* **TO DO**: Copy out the lines of the records below, and only those lines, from the one with "const size_t a_bytes" through the one with "const bool mask = g.a_bits != nullptr;", exactly as they appear.

* **TASK MATERIAL**:
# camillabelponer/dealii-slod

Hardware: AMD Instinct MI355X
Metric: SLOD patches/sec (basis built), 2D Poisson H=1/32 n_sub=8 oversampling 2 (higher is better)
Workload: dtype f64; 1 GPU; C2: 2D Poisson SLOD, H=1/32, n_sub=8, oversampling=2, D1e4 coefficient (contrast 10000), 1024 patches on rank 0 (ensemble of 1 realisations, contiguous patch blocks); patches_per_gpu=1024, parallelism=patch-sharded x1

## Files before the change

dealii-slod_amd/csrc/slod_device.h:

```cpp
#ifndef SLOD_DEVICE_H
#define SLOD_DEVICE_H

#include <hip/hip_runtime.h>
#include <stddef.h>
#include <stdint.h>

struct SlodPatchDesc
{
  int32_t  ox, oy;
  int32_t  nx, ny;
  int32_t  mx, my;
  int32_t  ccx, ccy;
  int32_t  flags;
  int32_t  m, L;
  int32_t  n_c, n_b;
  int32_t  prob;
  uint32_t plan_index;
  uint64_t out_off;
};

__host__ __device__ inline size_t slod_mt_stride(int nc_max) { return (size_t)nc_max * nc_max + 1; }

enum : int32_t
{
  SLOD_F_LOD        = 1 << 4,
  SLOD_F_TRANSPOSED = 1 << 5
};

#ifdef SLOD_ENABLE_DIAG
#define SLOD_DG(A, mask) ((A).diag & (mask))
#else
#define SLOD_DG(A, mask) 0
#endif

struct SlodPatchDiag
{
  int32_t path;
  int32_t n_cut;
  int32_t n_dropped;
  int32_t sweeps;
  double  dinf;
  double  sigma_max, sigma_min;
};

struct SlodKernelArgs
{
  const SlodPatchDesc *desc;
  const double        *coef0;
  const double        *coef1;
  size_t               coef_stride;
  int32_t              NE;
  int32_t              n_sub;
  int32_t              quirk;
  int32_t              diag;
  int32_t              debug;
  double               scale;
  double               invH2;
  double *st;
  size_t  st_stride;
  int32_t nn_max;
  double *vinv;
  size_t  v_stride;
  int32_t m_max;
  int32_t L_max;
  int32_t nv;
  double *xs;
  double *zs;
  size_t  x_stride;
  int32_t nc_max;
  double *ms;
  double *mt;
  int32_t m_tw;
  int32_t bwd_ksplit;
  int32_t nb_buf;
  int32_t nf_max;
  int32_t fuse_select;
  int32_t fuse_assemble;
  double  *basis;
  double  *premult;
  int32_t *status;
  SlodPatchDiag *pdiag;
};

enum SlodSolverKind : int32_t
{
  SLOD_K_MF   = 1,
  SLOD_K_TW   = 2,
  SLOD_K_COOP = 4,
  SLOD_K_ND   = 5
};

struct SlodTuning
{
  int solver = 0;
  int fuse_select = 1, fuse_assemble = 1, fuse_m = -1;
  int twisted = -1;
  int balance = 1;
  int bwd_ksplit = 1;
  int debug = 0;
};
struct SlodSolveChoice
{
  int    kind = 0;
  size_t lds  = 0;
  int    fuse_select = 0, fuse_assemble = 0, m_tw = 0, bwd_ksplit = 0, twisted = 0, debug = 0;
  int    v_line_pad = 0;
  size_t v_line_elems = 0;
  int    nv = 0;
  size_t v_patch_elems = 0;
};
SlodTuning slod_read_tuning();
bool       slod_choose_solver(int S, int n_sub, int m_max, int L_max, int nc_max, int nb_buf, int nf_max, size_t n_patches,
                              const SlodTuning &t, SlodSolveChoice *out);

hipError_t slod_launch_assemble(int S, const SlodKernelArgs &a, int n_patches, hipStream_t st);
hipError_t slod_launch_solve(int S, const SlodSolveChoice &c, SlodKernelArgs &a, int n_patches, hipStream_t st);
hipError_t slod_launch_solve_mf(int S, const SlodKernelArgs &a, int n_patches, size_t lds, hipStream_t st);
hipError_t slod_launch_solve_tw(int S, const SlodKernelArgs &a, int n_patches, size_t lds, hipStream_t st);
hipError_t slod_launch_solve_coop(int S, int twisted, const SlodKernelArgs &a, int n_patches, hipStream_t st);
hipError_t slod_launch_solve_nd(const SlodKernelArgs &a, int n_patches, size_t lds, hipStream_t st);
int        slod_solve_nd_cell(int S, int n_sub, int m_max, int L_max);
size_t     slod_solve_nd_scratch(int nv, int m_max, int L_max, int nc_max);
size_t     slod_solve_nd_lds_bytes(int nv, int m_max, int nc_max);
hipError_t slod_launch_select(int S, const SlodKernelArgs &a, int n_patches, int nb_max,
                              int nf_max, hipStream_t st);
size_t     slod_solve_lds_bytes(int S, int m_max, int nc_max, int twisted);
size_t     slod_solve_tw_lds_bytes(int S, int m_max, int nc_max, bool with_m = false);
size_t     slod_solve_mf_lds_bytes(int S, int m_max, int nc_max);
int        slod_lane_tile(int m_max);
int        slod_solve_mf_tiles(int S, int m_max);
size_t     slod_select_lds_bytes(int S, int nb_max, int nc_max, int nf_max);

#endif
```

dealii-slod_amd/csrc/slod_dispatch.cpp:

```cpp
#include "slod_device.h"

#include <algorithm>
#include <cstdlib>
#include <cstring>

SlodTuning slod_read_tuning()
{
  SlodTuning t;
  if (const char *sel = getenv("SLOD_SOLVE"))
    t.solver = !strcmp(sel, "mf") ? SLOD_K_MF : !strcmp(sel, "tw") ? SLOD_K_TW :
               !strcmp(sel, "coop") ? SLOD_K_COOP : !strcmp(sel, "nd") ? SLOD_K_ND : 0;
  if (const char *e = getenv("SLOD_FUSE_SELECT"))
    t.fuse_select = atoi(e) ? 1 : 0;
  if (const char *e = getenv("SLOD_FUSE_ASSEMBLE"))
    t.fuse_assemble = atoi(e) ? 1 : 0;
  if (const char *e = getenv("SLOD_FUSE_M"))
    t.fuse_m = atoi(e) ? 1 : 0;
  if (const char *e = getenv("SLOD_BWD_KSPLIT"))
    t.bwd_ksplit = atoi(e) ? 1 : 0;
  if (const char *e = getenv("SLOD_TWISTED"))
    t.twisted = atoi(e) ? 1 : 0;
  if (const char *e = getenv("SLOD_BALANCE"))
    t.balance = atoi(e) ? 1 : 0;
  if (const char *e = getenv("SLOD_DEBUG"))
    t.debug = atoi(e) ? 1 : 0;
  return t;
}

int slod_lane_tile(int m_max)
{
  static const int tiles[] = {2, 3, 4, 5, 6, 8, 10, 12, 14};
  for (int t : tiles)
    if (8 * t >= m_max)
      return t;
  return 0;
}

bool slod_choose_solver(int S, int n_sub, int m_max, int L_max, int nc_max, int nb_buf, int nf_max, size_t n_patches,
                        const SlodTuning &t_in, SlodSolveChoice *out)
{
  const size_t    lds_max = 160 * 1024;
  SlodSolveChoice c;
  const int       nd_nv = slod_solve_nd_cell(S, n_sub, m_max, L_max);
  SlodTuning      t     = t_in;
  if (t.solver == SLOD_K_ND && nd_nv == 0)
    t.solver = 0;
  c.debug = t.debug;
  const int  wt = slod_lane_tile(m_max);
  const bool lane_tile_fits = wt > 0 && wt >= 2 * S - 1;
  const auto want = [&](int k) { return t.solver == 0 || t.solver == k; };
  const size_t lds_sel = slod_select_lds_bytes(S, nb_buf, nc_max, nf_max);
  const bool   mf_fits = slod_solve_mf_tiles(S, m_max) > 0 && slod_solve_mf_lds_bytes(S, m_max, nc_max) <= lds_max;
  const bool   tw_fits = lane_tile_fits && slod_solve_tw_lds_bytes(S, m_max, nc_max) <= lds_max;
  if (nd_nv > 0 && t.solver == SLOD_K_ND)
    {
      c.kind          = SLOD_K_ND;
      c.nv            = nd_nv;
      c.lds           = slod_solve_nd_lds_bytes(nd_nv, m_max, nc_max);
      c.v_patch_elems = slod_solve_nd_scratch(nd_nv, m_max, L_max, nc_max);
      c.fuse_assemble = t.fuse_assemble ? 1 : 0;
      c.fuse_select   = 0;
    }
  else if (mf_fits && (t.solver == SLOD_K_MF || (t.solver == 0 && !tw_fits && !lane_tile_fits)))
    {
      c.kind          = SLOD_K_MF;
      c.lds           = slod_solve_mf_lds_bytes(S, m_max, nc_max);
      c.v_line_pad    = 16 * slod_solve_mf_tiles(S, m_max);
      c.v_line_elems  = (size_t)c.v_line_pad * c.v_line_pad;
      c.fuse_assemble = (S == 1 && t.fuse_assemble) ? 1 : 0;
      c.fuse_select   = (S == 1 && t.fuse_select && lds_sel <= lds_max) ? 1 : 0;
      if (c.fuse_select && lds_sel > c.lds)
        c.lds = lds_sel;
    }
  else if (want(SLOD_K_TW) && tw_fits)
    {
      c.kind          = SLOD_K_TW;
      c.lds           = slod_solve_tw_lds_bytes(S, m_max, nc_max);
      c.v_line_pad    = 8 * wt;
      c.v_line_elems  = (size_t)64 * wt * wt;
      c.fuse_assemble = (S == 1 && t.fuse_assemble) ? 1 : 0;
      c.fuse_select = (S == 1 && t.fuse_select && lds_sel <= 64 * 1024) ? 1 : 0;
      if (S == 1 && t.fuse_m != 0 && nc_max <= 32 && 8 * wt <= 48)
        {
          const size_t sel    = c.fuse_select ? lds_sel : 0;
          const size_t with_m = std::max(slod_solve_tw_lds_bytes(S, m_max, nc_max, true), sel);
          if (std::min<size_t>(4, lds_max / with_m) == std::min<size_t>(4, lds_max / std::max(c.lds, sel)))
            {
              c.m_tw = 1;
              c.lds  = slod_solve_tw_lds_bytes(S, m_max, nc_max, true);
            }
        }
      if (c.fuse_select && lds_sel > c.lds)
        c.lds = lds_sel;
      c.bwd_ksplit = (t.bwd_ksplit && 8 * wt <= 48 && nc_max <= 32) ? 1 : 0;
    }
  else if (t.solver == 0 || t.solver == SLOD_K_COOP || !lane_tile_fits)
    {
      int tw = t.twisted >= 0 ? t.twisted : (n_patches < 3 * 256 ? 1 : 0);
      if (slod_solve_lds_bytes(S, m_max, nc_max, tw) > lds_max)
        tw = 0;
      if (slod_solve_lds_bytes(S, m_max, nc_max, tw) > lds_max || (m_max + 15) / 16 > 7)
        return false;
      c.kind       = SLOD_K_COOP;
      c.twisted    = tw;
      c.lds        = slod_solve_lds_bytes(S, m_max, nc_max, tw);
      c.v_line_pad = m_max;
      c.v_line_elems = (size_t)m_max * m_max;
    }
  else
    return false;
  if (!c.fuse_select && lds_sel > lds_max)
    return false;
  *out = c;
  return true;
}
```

--

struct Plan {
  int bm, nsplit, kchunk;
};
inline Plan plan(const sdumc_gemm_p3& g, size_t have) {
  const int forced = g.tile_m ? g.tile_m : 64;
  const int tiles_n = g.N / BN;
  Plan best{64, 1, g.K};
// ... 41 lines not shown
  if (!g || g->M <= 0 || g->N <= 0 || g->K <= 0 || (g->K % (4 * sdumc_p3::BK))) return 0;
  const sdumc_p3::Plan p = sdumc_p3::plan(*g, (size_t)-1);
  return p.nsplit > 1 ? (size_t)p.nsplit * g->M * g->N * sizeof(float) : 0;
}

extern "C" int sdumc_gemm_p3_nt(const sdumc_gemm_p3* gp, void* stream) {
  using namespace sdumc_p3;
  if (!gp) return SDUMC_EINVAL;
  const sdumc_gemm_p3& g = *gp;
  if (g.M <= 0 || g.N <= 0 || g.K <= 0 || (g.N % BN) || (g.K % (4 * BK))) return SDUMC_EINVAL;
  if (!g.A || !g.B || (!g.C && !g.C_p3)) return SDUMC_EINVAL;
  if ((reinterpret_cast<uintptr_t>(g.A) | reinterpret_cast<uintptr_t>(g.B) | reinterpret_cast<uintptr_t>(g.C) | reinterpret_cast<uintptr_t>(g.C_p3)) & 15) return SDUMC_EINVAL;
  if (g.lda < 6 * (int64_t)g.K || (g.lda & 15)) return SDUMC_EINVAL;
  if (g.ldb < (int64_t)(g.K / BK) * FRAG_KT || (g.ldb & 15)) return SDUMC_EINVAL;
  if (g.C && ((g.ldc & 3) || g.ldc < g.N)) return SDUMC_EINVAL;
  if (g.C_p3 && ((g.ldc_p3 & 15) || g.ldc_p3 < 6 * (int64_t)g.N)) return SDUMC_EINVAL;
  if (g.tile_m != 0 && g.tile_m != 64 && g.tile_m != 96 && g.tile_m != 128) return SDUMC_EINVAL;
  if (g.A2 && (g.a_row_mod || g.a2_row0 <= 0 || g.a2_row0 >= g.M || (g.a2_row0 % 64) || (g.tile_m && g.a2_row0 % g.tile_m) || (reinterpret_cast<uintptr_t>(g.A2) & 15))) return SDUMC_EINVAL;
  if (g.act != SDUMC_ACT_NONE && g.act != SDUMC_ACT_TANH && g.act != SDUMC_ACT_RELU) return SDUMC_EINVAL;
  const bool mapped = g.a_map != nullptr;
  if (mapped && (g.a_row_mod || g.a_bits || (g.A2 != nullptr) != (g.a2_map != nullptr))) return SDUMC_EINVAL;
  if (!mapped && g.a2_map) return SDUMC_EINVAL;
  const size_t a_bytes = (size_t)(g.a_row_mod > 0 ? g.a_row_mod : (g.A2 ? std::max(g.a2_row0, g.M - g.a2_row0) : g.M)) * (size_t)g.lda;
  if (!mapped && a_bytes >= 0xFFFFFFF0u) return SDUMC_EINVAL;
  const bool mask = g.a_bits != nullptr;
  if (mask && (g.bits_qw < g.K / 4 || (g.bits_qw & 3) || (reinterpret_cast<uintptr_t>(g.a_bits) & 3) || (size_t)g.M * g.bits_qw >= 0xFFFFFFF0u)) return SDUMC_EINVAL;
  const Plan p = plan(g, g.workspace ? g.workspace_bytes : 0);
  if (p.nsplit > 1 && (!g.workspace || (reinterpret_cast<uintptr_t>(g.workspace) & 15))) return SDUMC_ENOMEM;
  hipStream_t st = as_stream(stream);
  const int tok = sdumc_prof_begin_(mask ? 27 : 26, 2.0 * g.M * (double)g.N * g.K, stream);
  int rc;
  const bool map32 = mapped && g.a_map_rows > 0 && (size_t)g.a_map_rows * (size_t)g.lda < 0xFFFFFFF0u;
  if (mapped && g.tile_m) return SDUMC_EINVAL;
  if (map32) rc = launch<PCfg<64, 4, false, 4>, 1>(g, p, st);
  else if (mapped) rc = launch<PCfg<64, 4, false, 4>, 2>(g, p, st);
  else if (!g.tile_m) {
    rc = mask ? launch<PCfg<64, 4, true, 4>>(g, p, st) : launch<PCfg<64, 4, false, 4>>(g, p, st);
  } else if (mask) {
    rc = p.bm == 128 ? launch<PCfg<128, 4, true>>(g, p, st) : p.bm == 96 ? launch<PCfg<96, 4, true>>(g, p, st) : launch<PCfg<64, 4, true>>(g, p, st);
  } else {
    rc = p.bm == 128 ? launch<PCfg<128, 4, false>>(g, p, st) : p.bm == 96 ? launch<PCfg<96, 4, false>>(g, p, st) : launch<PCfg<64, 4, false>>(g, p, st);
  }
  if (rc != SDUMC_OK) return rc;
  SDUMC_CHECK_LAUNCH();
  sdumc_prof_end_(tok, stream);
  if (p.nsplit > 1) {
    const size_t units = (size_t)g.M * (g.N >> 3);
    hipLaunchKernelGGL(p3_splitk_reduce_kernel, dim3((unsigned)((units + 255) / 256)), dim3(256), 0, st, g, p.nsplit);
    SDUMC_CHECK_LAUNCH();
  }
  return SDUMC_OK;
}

...

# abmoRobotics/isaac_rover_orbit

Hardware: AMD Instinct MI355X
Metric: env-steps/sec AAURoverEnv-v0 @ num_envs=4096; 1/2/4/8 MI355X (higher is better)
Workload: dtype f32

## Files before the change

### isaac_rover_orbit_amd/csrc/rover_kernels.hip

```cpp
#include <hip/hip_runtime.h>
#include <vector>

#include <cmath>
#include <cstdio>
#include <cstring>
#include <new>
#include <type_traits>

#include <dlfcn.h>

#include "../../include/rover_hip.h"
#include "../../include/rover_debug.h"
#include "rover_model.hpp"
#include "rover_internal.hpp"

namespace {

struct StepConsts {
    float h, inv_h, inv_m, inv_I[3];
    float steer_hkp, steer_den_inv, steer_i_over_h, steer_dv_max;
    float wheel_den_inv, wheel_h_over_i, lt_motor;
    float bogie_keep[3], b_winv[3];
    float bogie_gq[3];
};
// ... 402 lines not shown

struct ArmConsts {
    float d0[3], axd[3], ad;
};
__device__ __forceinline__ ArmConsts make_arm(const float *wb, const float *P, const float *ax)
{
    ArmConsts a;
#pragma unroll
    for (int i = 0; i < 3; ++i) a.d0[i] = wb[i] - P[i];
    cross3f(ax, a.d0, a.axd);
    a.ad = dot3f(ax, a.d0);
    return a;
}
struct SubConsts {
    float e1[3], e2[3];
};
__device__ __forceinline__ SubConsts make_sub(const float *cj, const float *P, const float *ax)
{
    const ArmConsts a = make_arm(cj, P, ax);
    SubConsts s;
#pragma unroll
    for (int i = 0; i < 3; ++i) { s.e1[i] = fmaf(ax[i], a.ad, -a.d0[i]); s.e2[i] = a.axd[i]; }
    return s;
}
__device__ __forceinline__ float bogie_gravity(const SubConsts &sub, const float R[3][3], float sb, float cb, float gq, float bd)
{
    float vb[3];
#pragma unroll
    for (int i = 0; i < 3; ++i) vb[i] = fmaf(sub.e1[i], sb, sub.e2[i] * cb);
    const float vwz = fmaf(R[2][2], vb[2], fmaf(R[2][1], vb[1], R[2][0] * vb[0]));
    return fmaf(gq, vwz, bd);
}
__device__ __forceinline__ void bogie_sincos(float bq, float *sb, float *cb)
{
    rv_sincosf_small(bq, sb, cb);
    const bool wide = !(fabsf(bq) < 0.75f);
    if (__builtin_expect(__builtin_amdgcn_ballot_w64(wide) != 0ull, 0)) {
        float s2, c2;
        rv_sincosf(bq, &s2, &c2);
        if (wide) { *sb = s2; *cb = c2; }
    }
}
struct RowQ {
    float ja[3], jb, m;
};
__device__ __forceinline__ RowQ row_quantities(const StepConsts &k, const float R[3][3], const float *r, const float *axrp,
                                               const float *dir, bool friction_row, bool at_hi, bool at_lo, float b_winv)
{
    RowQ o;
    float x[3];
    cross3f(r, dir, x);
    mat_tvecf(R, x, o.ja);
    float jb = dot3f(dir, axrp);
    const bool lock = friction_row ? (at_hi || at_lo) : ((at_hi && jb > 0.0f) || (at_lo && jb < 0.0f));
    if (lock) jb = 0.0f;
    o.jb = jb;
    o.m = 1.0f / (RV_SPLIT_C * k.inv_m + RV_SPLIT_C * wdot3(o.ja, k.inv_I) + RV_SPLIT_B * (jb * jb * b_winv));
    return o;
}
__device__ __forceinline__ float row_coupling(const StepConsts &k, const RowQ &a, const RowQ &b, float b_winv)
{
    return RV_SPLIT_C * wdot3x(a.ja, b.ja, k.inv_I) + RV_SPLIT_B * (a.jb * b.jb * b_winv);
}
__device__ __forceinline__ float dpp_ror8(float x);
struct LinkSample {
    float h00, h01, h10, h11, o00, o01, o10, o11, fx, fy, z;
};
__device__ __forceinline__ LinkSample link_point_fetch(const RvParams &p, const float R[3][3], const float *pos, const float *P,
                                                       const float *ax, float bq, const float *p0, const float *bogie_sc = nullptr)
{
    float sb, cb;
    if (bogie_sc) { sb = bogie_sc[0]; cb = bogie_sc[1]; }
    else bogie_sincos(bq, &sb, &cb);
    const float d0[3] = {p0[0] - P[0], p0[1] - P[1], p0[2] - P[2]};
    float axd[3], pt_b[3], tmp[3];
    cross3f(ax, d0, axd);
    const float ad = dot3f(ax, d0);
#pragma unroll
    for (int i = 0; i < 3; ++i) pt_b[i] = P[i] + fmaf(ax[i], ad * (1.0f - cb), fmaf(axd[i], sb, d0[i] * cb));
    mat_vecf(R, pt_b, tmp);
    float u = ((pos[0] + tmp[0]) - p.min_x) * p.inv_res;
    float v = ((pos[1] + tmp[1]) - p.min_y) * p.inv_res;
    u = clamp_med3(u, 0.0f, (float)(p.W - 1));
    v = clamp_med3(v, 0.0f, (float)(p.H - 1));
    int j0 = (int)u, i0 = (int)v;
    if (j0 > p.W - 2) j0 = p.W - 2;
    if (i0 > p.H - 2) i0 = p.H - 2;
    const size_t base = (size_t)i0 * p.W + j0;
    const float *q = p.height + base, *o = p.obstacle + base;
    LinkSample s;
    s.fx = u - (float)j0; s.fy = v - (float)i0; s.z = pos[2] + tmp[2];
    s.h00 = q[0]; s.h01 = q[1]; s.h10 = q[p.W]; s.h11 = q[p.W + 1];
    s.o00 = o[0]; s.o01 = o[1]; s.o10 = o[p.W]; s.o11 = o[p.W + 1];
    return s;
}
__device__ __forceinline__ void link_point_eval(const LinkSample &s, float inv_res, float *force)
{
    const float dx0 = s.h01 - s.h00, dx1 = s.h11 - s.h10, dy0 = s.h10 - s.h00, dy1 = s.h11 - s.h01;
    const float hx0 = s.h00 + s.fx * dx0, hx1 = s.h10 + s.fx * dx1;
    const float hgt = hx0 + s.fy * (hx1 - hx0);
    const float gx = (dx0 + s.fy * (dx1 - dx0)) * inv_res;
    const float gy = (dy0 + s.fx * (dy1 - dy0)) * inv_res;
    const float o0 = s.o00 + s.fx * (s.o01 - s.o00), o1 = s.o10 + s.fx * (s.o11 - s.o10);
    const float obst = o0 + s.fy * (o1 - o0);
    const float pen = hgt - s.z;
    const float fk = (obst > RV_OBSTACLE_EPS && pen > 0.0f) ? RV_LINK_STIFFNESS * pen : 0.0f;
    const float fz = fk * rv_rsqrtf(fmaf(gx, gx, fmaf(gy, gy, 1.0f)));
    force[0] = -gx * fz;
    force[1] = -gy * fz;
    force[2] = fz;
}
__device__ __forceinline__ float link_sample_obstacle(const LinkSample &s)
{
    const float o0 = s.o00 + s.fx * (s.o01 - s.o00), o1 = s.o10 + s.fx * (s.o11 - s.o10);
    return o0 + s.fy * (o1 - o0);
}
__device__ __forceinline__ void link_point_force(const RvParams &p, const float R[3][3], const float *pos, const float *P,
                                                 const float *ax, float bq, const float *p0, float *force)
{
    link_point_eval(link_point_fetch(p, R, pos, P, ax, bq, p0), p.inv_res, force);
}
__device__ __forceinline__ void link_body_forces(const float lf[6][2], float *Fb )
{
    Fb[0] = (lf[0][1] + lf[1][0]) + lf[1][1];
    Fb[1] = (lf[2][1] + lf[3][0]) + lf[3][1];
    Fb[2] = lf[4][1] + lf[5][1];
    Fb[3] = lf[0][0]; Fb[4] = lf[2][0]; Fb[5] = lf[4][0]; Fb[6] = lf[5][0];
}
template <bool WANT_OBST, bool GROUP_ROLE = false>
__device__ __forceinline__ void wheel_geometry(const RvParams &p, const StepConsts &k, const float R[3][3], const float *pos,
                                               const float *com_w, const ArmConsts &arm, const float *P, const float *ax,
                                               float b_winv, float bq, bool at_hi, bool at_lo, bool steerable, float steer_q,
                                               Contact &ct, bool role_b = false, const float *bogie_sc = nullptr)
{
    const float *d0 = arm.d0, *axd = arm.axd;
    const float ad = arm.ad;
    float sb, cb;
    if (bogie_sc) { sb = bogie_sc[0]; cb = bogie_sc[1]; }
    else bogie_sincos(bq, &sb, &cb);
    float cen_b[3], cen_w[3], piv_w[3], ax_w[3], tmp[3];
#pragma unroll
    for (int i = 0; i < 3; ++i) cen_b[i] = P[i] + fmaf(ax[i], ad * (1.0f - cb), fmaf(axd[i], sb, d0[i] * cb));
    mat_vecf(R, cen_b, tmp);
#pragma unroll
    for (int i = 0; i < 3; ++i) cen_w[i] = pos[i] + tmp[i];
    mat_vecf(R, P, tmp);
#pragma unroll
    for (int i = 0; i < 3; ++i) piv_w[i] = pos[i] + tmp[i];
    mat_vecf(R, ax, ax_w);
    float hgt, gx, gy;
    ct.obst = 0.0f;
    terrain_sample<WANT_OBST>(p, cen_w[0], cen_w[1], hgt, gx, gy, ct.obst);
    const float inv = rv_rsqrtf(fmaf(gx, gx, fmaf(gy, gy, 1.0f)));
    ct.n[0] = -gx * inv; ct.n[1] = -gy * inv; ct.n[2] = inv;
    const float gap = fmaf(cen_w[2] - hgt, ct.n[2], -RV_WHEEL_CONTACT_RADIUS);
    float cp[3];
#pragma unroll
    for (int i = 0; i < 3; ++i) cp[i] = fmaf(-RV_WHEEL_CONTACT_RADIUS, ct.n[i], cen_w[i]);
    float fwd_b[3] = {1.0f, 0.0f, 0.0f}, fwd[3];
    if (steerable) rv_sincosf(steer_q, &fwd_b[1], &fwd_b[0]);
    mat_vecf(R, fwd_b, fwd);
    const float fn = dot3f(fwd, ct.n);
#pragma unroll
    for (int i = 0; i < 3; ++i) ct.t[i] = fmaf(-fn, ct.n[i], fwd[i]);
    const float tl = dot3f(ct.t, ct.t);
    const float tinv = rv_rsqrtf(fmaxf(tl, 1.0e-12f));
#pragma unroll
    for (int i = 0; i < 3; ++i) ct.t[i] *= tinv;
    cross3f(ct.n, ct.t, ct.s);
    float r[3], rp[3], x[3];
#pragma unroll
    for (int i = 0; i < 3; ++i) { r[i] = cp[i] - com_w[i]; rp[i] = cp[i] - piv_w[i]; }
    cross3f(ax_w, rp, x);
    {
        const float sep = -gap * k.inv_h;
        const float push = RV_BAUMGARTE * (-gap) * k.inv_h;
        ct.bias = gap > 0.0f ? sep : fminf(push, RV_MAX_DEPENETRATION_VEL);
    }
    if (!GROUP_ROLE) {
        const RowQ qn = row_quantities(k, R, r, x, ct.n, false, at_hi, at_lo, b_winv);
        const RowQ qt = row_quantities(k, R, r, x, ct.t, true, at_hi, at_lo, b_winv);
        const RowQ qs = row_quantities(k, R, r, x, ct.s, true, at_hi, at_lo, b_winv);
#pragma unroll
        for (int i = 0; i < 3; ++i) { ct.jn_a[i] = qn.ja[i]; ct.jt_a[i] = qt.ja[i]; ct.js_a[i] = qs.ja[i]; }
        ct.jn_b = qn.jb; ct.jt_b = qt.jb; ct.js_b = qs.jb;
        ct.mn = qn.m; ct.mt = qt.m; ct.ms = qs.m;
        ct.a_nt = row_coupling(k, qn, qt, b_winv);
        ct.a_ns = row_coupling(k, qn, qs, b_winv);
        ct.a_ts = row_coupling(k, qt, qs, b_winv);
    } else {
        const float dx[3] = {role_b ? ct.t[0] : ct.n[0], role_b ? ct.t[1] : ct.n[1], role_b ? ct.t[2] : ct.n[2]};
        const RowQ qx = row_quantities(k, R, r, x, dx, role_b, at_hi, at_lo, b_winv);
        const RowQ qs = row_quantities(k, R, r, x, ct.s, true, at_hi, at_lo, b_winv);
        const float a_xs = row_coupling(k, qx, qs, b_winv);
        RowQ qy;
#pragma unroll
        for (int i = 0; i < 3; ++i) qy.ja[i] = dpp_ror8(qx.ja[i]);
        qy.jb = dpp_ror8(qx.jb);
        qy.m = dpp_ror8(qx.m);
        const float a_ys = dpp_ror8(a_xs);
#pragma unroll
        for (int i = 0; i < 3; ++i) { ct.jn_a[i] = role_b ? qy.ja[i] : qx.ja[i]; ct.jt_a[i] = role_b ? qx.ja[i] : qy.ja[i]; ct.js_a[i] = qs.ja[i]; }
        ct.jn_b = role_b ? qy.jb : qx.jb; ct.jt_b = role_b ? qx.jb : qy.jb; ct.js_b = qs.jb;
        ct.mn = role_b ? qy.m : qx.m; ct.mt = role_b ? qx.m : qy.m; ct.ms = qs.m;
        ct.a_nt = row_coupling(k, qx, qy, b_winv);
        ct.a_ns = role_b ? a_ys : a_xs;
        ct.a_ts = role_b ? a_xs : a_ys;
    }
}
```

* **REPLY**:
  const size_t a_bytes = (size_t)(g.a_row_mod > 0 ? g.a_row_mod : (g.A2 ? std::max(g.a2_row0, g.M - g.a2_row0) : g.M)) * (size_t)g.lda;
  if (!mapped && a_bytes >= 0xFFFFFFF0u) return SDUMC_EINVAL;
  const bool mask = g.a_bits != nullptr;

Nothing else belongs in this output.